Therefore, there is a need in the art for a fuel vapor processing apparatus that can inhibit increase in an internal pressure of a fuel tank and can improve the fuel vapor recovery efficiency.

SUMMARY OF THE INVENTION

A fuel vapor processing apparatus includes a purge air supply device including a separation device that can separate gas, which is introduced from within a fuel tank, into a fuel component and an air component. The air component is supplied into a canister for purging the canister.

BRIEF DESCRIPTION OF THE DRAWINGS

FIG. 1(A) is a schematic view of a fuel vapor processing apparatus according to an example;

FIG. 1(B) is a vertical sectional view of an aspirator of the fuel vapor processing apparatus;

FIG. 2 is a schematic view showing the operation of a separation membrane of a separation device of the fuel vapor processing apparatus;

FIGS. 3 and 4 are schematic views showing operations of the fuel vapor processing apparatus;

FIG. 5 is a schematic view of a known fuel vapor processing apparatus.

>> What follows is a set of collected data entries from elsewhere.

extern "C" pgx_status pgx_host_alloc(size_t bytes, void **out) {
    PGX_GUARD_BEGIN
    if (!out) throw Error(PGX_ERR_ARG, "pgx_host_alloc: null argument");
    *out = nullptr;
    (void)checked_device_count();
    void *p = nullptr;
    hipError_t e = hipHostMalloc(&p, bytes ? bytes : 1, hipHostMallocPortable);
    if (e != hipSuccess) { (void)hipGetLastError(); throw Error(PGX_ERR_NOMEM, std::string("hipHostMalloc failed: ") + hipGetErrorString(e)); }
    *out = p;
    return PGX_OK;
    PGX_GUARD_END
}
extern "C" void pgx_host_free(void *p) {
    if (p) (void)hipHostFree(p);
}

extern "C" pgx_status pgx_device_count(int *n) {
    PGX_GUARD_BEGIN
    if (!n) throw Error(PGX_ERR_ARG, "pgx_device_count: null argument");
    *n = 0;
    *n = checked_device_count();
    return PGX_OK;
    PGX_GUARD_END
}

extern "C" pgx_status pgx_device_name(int device, char *buf, size_t buflen) {
    PGX_GUARD_BEGIN
    if (!buf || !buflen) throw Error(PGX_ERR_ARG, "pgx_device_name: null argument");
    use_device(device);
    hipDeviceProp_t prop;
    HIPCHECK(hipGetDeviceProperties(&prop, device));
    std::snprintf(buf, buflen, "%s (%s, %d CUs)", prop.name, prop.gcnArchName, prop.multiProcessorCount);
    return PGX_OK;
    PGX_GUARD_END
}

void scan_excl(int mode, const void *in, uint64_t n, uint64_t min_len, uint64_t *out, DevBuf &tmp, hipStream_t s, uint64_t *total_out, const uint64_t *n_dev) {
    if (n == 0) {
        HIPCHECK(hipMemsetAsync(out, 0, 8, s));
        if (total_out) HIPCHECK(hipMemsetAsync(total_out, 0, 8, s));
        return;
    }
    static const bool three = [] { const char *e = std::getenv("PGX_SCAN_THREE"); return e && e[0] == '1'; }();
    if (!three) {
        const uint64_t nt = (n + PGX_SCAN1_TILE_ITEMS - 1) / PGX_SCAN1_TILE_ITEMS;
        tmp.ensure((nt + 2) * 8);
        if (tmp.scan_epoch == 0 || tmp.scan_epoch >= 0x3FFFFu) {
            HIPCHECK(hipMemsetAsync(tmp.p, 0, tmp.cap, s));
            tmp.scan_epoch = 0;
            if (const char *e = std::getenv("PGX_SCAN_EPOCH0")) tmp.scan_epoch = (uint32_t)std::min<unsigned long>(std::strtoul(e, nullptr, 0), 0x3FFFEul);
        }
        tmp.scan_epoch++;
        unsigned long long *st = tmp.as<unsigned long long>();
        const uint32_t ep = tmp.scan_epoch;
        switch (mode) {
        case 0: hipLaunchKernelGGL(pgx_scan_onepass_kernel<0>, dim3((unsigned)nt), dim3(256), 0, s, in, n, min_len, out, total_out, n_dev, st, ep); break;
        case 1: hipLaunchKernelGGL(pgx_scan_onepass_kernel<1>, dim3((unsigned)nt), dim3(256), 0, s, in, n, min_len, out, total_out, n_dev, st, ep); break;
        case 2: hipLaunchKernelGGL(pgx_scan_onepass_kernel<2>, dim3((unsigned)nt), dim3(256), 0, s, in, n, min_len, out, total_out, n_dev, st, ep); break;
        case 3: hipLaunchKernelGGL(pgx_scan_onepass_kernel<3>, dim3((unsigned)nt), dim3(256), 0, s, in, n, min_len, out, total_out, n_dev, st, ep); break;
        case 4: hipLaunchKernelGGL(pgx_scan_onepass_kernel<4>, dim3((unsigned)nt), dim3(256), 0, s, in, n, min_len, out, total_out, n_dev, st, ep); break;
        default: hipLaunchKernelGGL(pgx_scan_onepass_kernel<5>, dim3((unsigned)nt), dim3(256), 0, s, in, n, min_len, out, total_out, n_dev, st, ep); break;
        }
        HIPCHECK(hipGetLastError());
        return;
    }
    const uint64_t nb = (n + PGX_SCAN_BLOCK_ITEMS - 1) / PGX_SCAN_BLOCK_ITEMS;
    tmp.ensure((nb + 1) * 8);
    tmp.scan_epoch = 0;
    uint64_t *sums = tmp.as<uint64_t>();
    hipLaunchKernelGGL(pgx_scan_partial_kernel, dim3((unsigned)nb), dim3(256), 0, s, mode, in, n, min_len, sums, n_dev);
    const int raw = nb <= 2048;
    if (!raw) hipLaunchKernelGGL(pgx_scan_sums_kernel, dim3(1), dim3(256), 0, s, sums, nb);
    hipLaunchKernelGGL(pgx_scan_apply_kernel, dim3((unsigned)nb), dim3(256), 0, s, mode, in, n, min_len, (const uint64_t *)sums, nb, out, total_out, raw, n_dev);
    HIPCHECK(hipGetLastError());
}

DETAILED DESCRIPTION OF THE INVENTION

Each of the additional features and teachings disclosed above and below may be utilized separately or in conjunction with other features and teachings to provide improved fuel vapor processing apparatus. Representative examples of the present invention, which examples utilize many of these additional features and teachings both separately and in conjunction with one another, will now be described in detail with reference to the attached drawings. This detailed description is merely intended to teach a person of skill in the art further details for practicing preferred aspects of the present teachings and is not intended to limit the scope of the invention. Only the claims define the scope of the claimed invention. Therefore, combinations of features and steps disclosed in the following detailed description may not be necessary to practice the invention in the broadest sense, and are instead taught merely to particularly describe representative examples of the invention. Moreover, various features of the representative examples and the dependent claims may be combined in ways that are not specifically enumerated in order to provide additional useful embodiments of the present teachings.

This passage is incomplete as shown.